- Lessons Learned from FCA Settlement Involving Waiver of Medicare Coinsurance Amounts
- November 15, 2016 | Author: Karen S. Lovitch
- Law Firm: Mintz Levin Cohn Ferris Glovsky Popeo P.C. - Boston Office
The waiver of copayments, coinsurance, and deductibles owed by patients treated by out-of-network laboratories and other providers is a hot topic in the health care industry. Despite the near absence of clear legal prohibitions on this practice, commercial insurers are aggressively pursuing out-of-network providers who fail to collect amounts owed by their members under a variety of statutory and common law theories.
For example, in 2015, Aetna filed suit against Health Diagnostic Laboratory (HDL), Tonya Mallory (HDL’s former CEO), and BlueWave Health Care Consultants (an independent sales group), alleging that they engaged in a variety of illegal actions, including the failure to collect any amounts owed by Aetna’s members, and that Aetna overpaid for services provided by HDL as a result. While HDL settled, Aetna continues to pursue its claims against Ms. Mallory, who recently failed in her efforts to have the case against her dismissed. However, a recent court decision may give providers some comfort. In June 2016, a Texas federal district court prevented Cigna from recovering funds paid to Humble Surgical Hospital, which allegedly waived amounts owed by Cigna’s members and engaged in other misconduct. The court dismissed all of Cigna’s claims and found that Cigna owed $13 million to Humble.
The issue of waiver rarely arises with respect to the Medicare program because the Office of Inspector General for the Department of Health and Human Services (the OIG) published a Special Fraud Alert addressing this practice in 1994. There, the OIG warned that the routine waiver of Medicare copayments or deductibles can result in False Claims Act and Anti-Kickback Statute violations, as well as the excessive utilization of Medicare-covered items and services. As stated by the OIG, “[w]hen providers...forgive financial obligations for reasons other than genuine financial hardship of the particular patient, they may be unlawfully inducing that patient to purchase items or services from them.” The OIG nevertheless cautioned that waivers based on financial hardship should be used “occasionally to address the special financial needs of a particular patient.”

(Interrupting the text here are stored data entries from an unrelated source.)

// ... 342 lines not shown
        d.child_n = t.child_n; d.child_base = t.child_base; d.sub_off = t.sub_off; d.expect_total = t.expect_total;
        d.err = a->dErr.as<u32>();
        d.kid = kid;
    };
    if (a->multi) {
        RvDecideMultiArgs d;
        outputs(d);
        d.W = W; d.minl = a->minl; d.minn = a->minn;
        d.nodes = a->d_next_nodes; d.want = a->d_next_want;
        d.pick_l = h->ws.misc[13].as<u32>(); d.pick_pos = h->ws.misc[7].as<sa_t>();
        d.cand_count = h->ws.misc[1].as<u32>() + RV_MULTI_REGIONS * 64;
        d.cand_cap = (u32)std::min<size_t>(h->ws.misc[8].cap / RV_MULTI_CAND_BYTES / RV_MULTI_REGIONS, 0xffffffffu);
        RV_TRY(rv_decide_multi_launch(h->ws, d));
    } else {
        RvDecideArgs d;
        outputs(d);
        d.nodes = a->d_next_nodes; d.flags = a->d_next_flags; d.picks = h->hscan.as<RvPairRec>();
        d.ovf_cap = (u32)std::min<size_t>(h->ws.misc[4].cap / sizeof(RvPairRec), 0xffffffffu);
        RV_TRY(rv_decide_launch(h->ws, d));
    }
    RvLabelTabs lt; RvSplitArgs sa;
    split_args(h, t, nxt, lt, sa);
    int64_t biggest = 0;
    for (int s2 = 0; s2 < ns; s2++) biggest = std::max<int64_t>(biggest, lv.n[(size_t)s2]);
    if (biggest > a->par_min_cur) RV_TRY(tmin_preset(h, sa));
    int id = h->prof.begin(q, RV_K_SPLIT, (double)m * (2 * (sizeof(sa_t) + sizeof(lcp_t) + 2)) + (double)m * (sizeof(sa_t) + sizeof(lcp_t) + 1));
    RV_TRY(rv_split_launch(h->ws, cur_sa(h), cur_lcp(h), a->dD.as<uint8_t>(), cur_bwt(h), m, lt, sa, 1));
    h->prof.end(q, id);
    a->early_done = true;
    a->early_bubble = false;
    const bool all_classes = a->multi || ns > 4096;
    if (biggest <= a->par_min_cur && !h->ws.opt.no_early_bubble &&
        (a->multi || (!h->ws.opt.bubble_lds_always && (!all_classes || h->ws.opt.early_bubble_many)))) {
        RV_TRY(rv_lower_ranges_launch(h->ws, h->dT.as<uint8_t>(), t.mb, t.me, W * ns));
        RV_TRY(bubble_flags(h, m));
        RvBubbleArgs ba;
        memset(&ba, 0, sizeof ba);
        ba.flag = a->dFlag.as<uint8_t>();
        ba.SA = sa.SA_out; ba.LCP = sa.LCP_out; ba.BWT = sa.BWT_out; ba.SAi = sa.SAi; ba.cut_lo = t.cut_lo; ba.cut_hi = t.cut_hi; ba.err = a->dErr.as<u32>();
        id = h->prof.begin(q, RV_K_BUBBLE, 0.0);
        if (!all_classes) {
            RV_TRY(rv_bubble_children_dev_launch(h->ws, ba, kid, ns, a->par_min_cur));
        } else {
            RV_TRY(bubble_fork(h, true, true, true));
            Workspace wl, wk; wl.stream = a->bub_stream; wk.stream = a->bub_stream2;
            RV_TRY(rv_bubble_children_dev_classes_launch(wl, wk, ba, kid, ns, a->par_min_cur));
            RV_TRY(bubble_join(h, true, true));
        }
        h->prof.end(q, id);
        a->early_bubble = true;
    }
    return 0;
}

static int level_hook(rv_index *h) {
    Align *a = h->al;
    if (a->hook_early) RV_TRY(early_split(h));
    if (a->leaf_launch_due) RV_TRY(leaf_launch(h));
    return 0;
}

static void build_preselection(Align *a) {
    const int ns = a->lv.size();
    a->sel.clear(); a->sel_first.assign((size_t)ns + 1, 0);
    std::vector<int64_t> &tmp = a->sel_tmp;
    for (int s = 0; s < ns; s++) {
// ... 589 lines not shown
        a->d_next_tsub = a->dNextTsub.as<int>();
    }
    return 0;
}

static int commit_split(rv_index *h, const Commit &cm, RvSplitArgs &sa) {
    Align *a = h->al;
    hipStream_t q = h->ws.stream;
    const Level &lv = a->lv;
    const int nxt = cm.nxt;
    uint8_t *tb = a->dTab.as<uint8_t>();
    RV_TRY(split_reserve(h, nxt, lv.m, cm.m_next));
    RV_TRY(a->dList.reserve((size_t)a->woff.back() * 4 + 64));
    RV_TRY(leaf_wait(h, nxt));
    if (h->ws.opt.bubble_parent_scratch && !a->descs.empty()) RV_TRY(leaf_wait(h, a->level == 0 ? RV_LEVEL_BUFS : a->cur));
    SplitTabs t;
    t.sub_start = (const int64_t *)(tb + cm.o_ss); t.tile_sub = (const int *)(tb + cm.o_tsub);
    t.ctab_first = (int *)(tb + cm.o_ctf); t.mtab_first = (int *)(tb + cm.o_mtf); t.cut_first = (int *)(tb + cm.o_cf); t.mend_first = (int *)(tb + cm.o_mf);
    t.cb = (sa_t *)(tb + cm.o_cb); t.ce = (sa_t *)(tb + cm.o_ce); t.cc = tb + cm.o_cc; t.mb = (sa_t *)(tb + cm.o_mb); t.me = (sa_t *)(tb + cm.o_me);
    t.cut_lo = (sa_t *)(tb + cm.o_clo); t.cut_hi = (sa_t *)(tb + cm.o_chi); t.mend_pos = (sa_t *)(tb + cm.o_mp);
    t.child_n = (u32 *)(tb + cm.o_cn); t.child_base = (u32 *)(tb + cm.o_cbase); t.sub_off = (u32 *)(tb + cm.o_suboff); t.expect_total = (u32 *)(tb + cm.o_expect);
    t.total = (u32 *)(tb + cm.o_total);
    t.nmatch = (int)a->mb.size();
    RvLabelTabs lt;
    split_args(h, t, nxt, lt, sa);
    sa.mend_all = a->dec.host_lists ? 1 : 0;
    int id = a->early_done ? -1 : h->prof.begin(q, RV_K_SPLIT, (double)lv.m * (2 * (sizeof(sa_t) + sizeof(lcp_t) + 2)) + (double)cm.m_next * (sizeof(sa_t) + sizeof(lcp_t) + 1));
    if (!a->early_done) {
        if (!a->descs.empty()) RV_TRY(tmin_preset(h, sa));
        RV_TRY(rv_split_launch(h->ws, cur_sa(h), cur_lcp(h), a->dD.as<uint8_t>(), cur_bwt(h), lv.m, lt, sa, (int)a->split_subs.size()));
    }
    h->prof.end(q, id);
    if (!a->early_bubble) {
        if (lt.nmatch > 256 && a->mpre.back() / lt.nmatch <= 512) RV_TRY(rv_lower_ranges_launch(h->ws, h->dT.as<uint8_t>(), lt.mbegin, lt.mend, lt.nmatch));
        else RV_TRY(rv_lower_launch(h->ws, h->dT.as<uint8_t>(), lt.mbegin, lt.mend, (const int64_t *)(tb + cm.o_mpre), lt.nmatch, a->mpre.back()));
    }
    return 0;
}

Despite the OIG’s clear direction regarding waivers - and the subsequent issuance of other relevant guidance over the years - a False Claims Act settlement recently announced by the U.S. Attorney for the Southern District of New York involves a physician group’s routine waiver of coinsurance amounts owed by Medicare beneficiaries. In a Stipulation and Order, the physician group, Hudson Valley Hematology-Oncology Associates, R.L.L.P., “admitted, acknowledged, and accepted responsibility” for the following misconduct:
- Routinely waiving Medicare beneficiaries’ copayments without an individualized documented determination of financial hardship or exhaustion of reasonable collection efforts;
- Billing Medicare for the waived copayments, resulting in higher reimbursement amounts from Medicare than Hudson Valley was entitled to;
- Overbilling Medicare and Medicaid for evaluation and management services codes, in addition to billing for routine procedures (such as chemotherapy, injections or venipunctures) on the same date, even though Hudson Valley had not documented that it provided any significant, separately identifiable evaluation and management services to the beneficiaries; and
- Billing Medicare and Medicaid for evaluation and management services codes without documenting in the medical record that those services were medically necessary and/or that those services were actually performed.